Try it
What's wanted is the full listing, reproduced exactly.
%%
@@ -238,8 +245,8 @@
     const size_t outHW = (size_t)p.OutH * p.OutW;
     float* on = p.out + (size_t)n * p.Cout * outHW;
 #pragma unroll
-    for (int q = 0; q < 2; ++q) {
-        const int f = 2 * wave + q;
+    for (int q = 0; q < NQ; ++q) {
+        const int f = NQ * wave + q;
         const int oy = oy0 + f * FR + fy, ox = ox0 + fx;
         if (oy >= p.Hout || ox >= p.Wout) continue;
         const size_t sp = (size_t)(oy * p.osy + p.ooy) * p.OutW + (ox * p.osx + p.oox);
@@ -272,15 +279,15 @@
     }
 }
 
-template <int K, int S, int MF, bool ADJ>
+template <int K, int S, int MF, bool ADJ, int SP = 1>
 int launch_conv(const ConvParams& p, int N, int tiles, hipStream_t st) {
-    constexpr int CK = Cfg<K, S>::CK;
-    constexpr int NT = Cfg<K, S>::NT;
+    constexpr int CK = Cfg<K, S, SP>::CK;
+    constexpr int NT = Cfg<K, S, SP>::NT;
     const int FC = 1 << p.log2fc, FR = 32 >> p.log2fc;
-    const int rows = (8 * FR - 1) * S + K, cols = (FC - 1) * S + K;
+    const int rows = ((8 / SP) * FR - 1) * S + K, cols = (FC - 1) * S + K;
     const size_t lds = 2 * ((((size_t)CK * rows * cols + 3) & ~(size_t)3) + (size_t)NT * CK * 32 * MF) * sizeof(float);
     dim3 grid(tiles, p.CoutP / (32 * MF), N);
-    hipLaunchKernelGGL((conv_igemm_kernel<K, S, MF, ADJ>), grid, dim3(256), lds, st, p);
+    hipLaunchKernelGGL((conv_igemm_kernel<K, S, MF, ADJ, SP>), grid, dim3(Cfg<K, S, SP>::NTHR), lds, st, p);
     C2S_CHECK_LAUNCH("conv_igemm");
     return C2S_OK;
 }
@@ -295,9 +302,37 @@
     C2S_RAISE_LDS((conv_igemm_kernel<3, 1, 2, true>));
     C2S_RAISE_LDS((conv_igemm_kernel<2, 1, 1, true>));
     C2S_RAISE_LDS((conv_igemm_kernel<2, 1, 2, true>));
+#define C2S_RAISE_SP(K_, S_, A_)                              \
+    C2S_RAISE_LDS((conv_igemm_kernel<K_, S_, 1, A_, 2>));     \
+    C2S_RAISE_LDS((conv_igemm_kernel<K_, S_, 1, A_, 4>));
+    C2S_RAISE_SP(3, 1, false) C2S_RAISE_SP(3, 1, true) C2S_RAISE_SP(1, 1, false) C2S_RAISE_SP(2, 1, false)
+    C2S_RAISE_SP(2, 1, true) C2S_RAISE_SP(4, 2, false) C2S_RAISE_SP(2, 2, false) C2S_RAISE_SP(6, 2, false)
+#undef C2S_RAISE_SP
 }
 C2sInitRegistrar registrar(init_hook);
 
+int frag_log2(const c2s_conv_desc* d) {
+    int l2 = 5;
+    while (l2 > 2 && (1 << l2) > d->Wout) --l2;
+    return l2;
+}
+long split_wgs(const c2s_conv_desc* d, int sp) {
+    const int l2 = frag_log2(d);
+    return (long)cdiv(d->Wout, 1 << l2) * cdiv(d->Hout, (8 / sp) * (32 >> l2)) * d->N * (d->CoutP / 32);
+}
+int forced_split() {
+    const char* e = getenv("C2S_IGEMM_SPLIT");
+    if (e == nullptr || e[0] == 0 || e[1] != 0) return 0;
+    return e[0] == '1' ? 1 : (e[0] == '2' ? 2 : (e[0] == '4' ? 4 : 0));
+}
+
+}
+
+extern "C" int c2s_conv_igemm_split(const c2s_conv_desc* d, int cus) {
+    if (d == nullptr || d->N <= 0 || d->C0 <= 0 || d->C1 < 0 || d->CoutP < 32 || d->Hout <= 0 || d->Wout <= 0 || d->KH <= 0) return 1;
+    if (cus <= 0) cus = c2s_cus();
+    if (split_wgs(d, 1) >= 2L * cus) return 1;
+    return split_wgs(d, 2) >= 2L * cus ? 2 : 4;
 }
 
 extern "C" int c2s_conv_igemm(const c2s_conv_desc* d, const float* src0, const float* src1, const float* wpk,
%%
Expected output
@@ -238,8 +245,8 @@
     const size_t outHW = (size_t)p.OutH * p.OutW;
     float* on = p.out + (size_t)n * p.Cout * outHW;
 #pragma unroll
-    for (int q = 0; q < 2; ++q) {
-        const int f = 2 * wave + q;
+    for (int q = 0; q < NQ; ++q) {
+        const int f = NQ * wave + q;
         const int oy = oy0 + f * FR + fy, ox = ox0 + fx;
         if (oy >= p.Hout || ox >= p.Wout) continue;
         const size_t sp = (size_t)(oy * p.osy + p.ooy) * p.OutW + (ox * p.osx + p.oox);
@@ -272,15 +279,15 @@
     }
 }
 
-template <int K, int S, int MF, bool ADJ>
+template <int K, int S, int MF, bool ADJ, int SP = 1>
 int launch_conv(const ConvParams& p, int N, int tiles, hipStream_t st) {
-    constexpr int CK = Cfg<K, S>::CK;
-    constexpr int NT = Cfg<K, S>::NT;
+    constexpr int CK = Cfg<K, S, SP>::CK;
+    constexpr int NT = Cfg<K, S, SP>::NT;
     const int FC = 1 << p.log2fc, FR = 32 >> p.log2fc;
-    const int rows = (8 * FR - 1) * S + K, cols = (FC - 1) * S + K;
+    const int rows = ((8 / SP) * FR - 1) * S + K, cols = (FC - 1) * S + K;
     const size_t lds = 2 * ((((size_t)CK * rows * cols + 3) & ~(size_t)3) + (size_t)NT * CK * 32 * MF) * sizeof(float);
     dim3 grid(tiles, p.CoutP / (32 * MF), N);
-    hipLaunchKernelGGL((conv_igemm_kernel<K, S, MF, ADJ>), grid, dim3(256), lds, st, p);
+    hipLaunchKernelGGL((conv_igemm_kernel<K, S, MF, ADJ, SP>), grid, dim3(Cfg<K, S, SP>::NTHR), lds, st, p);
     C2S_CHECK_LAUNCH("conv_igemm");
     return C2S_OK;
 }
@@ -295,9 +302,37 @@
     C2S_RAISE_LDS((conv_igemm_kernel<3, 1, 2, true>));
     C2S_RAISE_LDS((conv_igemm_kernel<2, 1, 1, true>));
     C2S_RAISE_LDS((conv_igemm_kernel<2, 1, 2, true>));
+#define C2S_RAISE_SP(K_, S_, A_)                              \
+    C2S_RAISE_LDS((conv_igemm_kernel<K_, S_, 1, A_, 2>));     \
+    C2S_RAISE_LDS((conv_igemm_kernel<K_, S_, 1, A_, 4>));
+    C2S_RAISE_SP(3, 1, false) C2S_RAISE_SP(3, 1, true) C2S_RAISE_SP(1, 1, false) C2S_RAISE_SP(2, 1, false)
+    C2S_RAISE_SP(2, 1, true) C2S_RAISE_SP(4, 2, false) C2S_RAISE_SP(2, 2, false) C2S_RAISE_SP(6, 2, false)
+#undef C2S_RAISE_SP
 }
 C2sInitRegistrar registrar(init_hook);
 
+int frag_log2(const c2s_conv_desc* d) {
+    int l2 = 5;
+    while (l2 > 2 && (1 << l2) > d->Wout) --l2;
+    return l2;
+}
+long split_wgs(const c2s_conv_desc* d, int sp) {
+    const int l2 = frag_log2(d);
+    return (long)cdiv(d->Wout, 1 << l2) * cdiv(d->Hout, (8 / sp) * (32 >> l2)) * d->N * (d->CoutP / 32);
+}
+int forced_split() {
+    const char* e = getenv("C2S_IGEMM_SPLIT");
+    if (e == nullptr || e[0] == 0 || e[1] != 0) return 0;
+    return e[0] == '1' ? 1 : (e[0] == '2' ? 2 : (e[0] == '4' ? 4 : 0));
+}
+
+}
+
+extern "C" int c2s_conv_igemm_split(const c2s_conv_desc* d, int cus) {
+    if (d == nullptr || d->N <= 0 || d->C0 <= 0 || d->C1 < 0 || d->CoutP < 32 || d->Hout <= 0 || d->Wout <= 0 || d->KH <= 0) return 1;
+    if (cus <= 0) cus = c2s_cus();
+    if (split_wgs(d, 1) >= 2L * cus) return 1;
+    return split_wgs(d, 2) >= 2L * cus ? 2 : 4;
 }
 
 extern "C" int c2s_conv_igemm(const c2s_conv_desc* d, const float* src0, const float* src1, const float* wpk,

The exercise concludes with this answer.